Direct countywide email-usage statistics are not regularly published; email adoption is commonly inferred from household connectivity and device access. In Cook County, broadband subscription and computer availability from the U.S. Census Bureau (ACS) serve as primary proxies for routine email access, alongside smartphone-only access patterns that can limit full-featured email use (attachments, multi-factor authentication).
Age distribution is relevant because older populations typically show lower rates of adoption for some online services; Cook County’s age profile (also available via the ACS demographic tables) helps contextualize likely reliance on assisted access or public access points.
Gender distribution is generally less predictive of email access than age and connectivity; ACS sex composition provides context but is not a primary driver.

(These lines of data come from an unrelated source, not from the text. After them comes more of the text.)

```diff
   issue(0, I0{});
-  issue(0, I3{});
   issue(0, I1{});
   issue(0, I2{});
-  issue(1, I0{});
-  issue(1, I3{});
-  issue(1, I1{});
-  sync(I6{});
-  issue(1, I2{});
-  static_for<8>([&](auto i) { read_a1(0, I0{}, ax, i); });
-  static_for<4>([&](auto i) { read_b1(0, I2{}, bp, i); });
-  int t = 0;
-  for (; t + 4 <= nk; t += 2) {
-    ktile(K2{}, t, bp, bq);
-    ktile(K2{}, t + 1, bq, bp);
-  }
-  ktile(K1{}, t, bp, bq);
-  ktile(K0{}, t + 1, bq, bp);
+  issue(0, I3{});
+  sync(V12{});
+  static_for<12>([&](auto i) { read_frag(I0{}, i); });
+  int s = 0;
+  for (; s + 8 <= ns; s += 4) {
+    sync(V8{});
+    issue(s + 4, I0{});
+    stage(I0{}, I1{});
+    sync(V8{});
+    issue(s + 4, I1{});
+    stage(I1{}, I2{});
+    sync(V8{});
+    issue(s + 4, I2{});
+    stage(I0{}, I3{});
+    sync(V8{});
+    issue(s + 4, I3{});
+    stage(I1{}, I0{});
+  }
+  sync(V8{});
+  stage(I0{}, I1{});
+  sync(V4{});
+  stage(I1{}, I2{});
+  sync(I0{});
+  stage(I0{}, I3{});
+  sync(IN{});
+  stage(I1{}, IN{});
 
   float* dst = ACC ? out : out + (long)split * split_stride;
 #pragma unroll
```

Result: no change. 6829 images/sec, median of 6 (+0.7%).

Infrastructure limitations include terrain, distance between service areas, and seasonal weather impacts; county context and planning materials are referenced through Cook County’s official website and broadband mapping/availability resources such as the FCC National Broadband Map.
Mobile Phone Usage
Cook County is Minnesota’s northeasternmost county, bordering Lake Superior and Ontario, and includes the communities of Grand Marais (county seat), Lutsen, Tofte, Schroeder, and Grand Portage. It is predominantly rural with extensive forested and rugged terrain (including the Sawtooth Mountains and the Boundary Waters periphery), long shoreline stretches, and comparatively low population density. These characteristics are associated with more challenging cellular coverage economics and radio propagation (terrain shadowing, long distances between towers, and limited backhaul options) relative to Minnesota’s metropolitan counties. Official county context and geography are summarized by the Cook County government website and the Census.gov QuickFacts profile for Cook County.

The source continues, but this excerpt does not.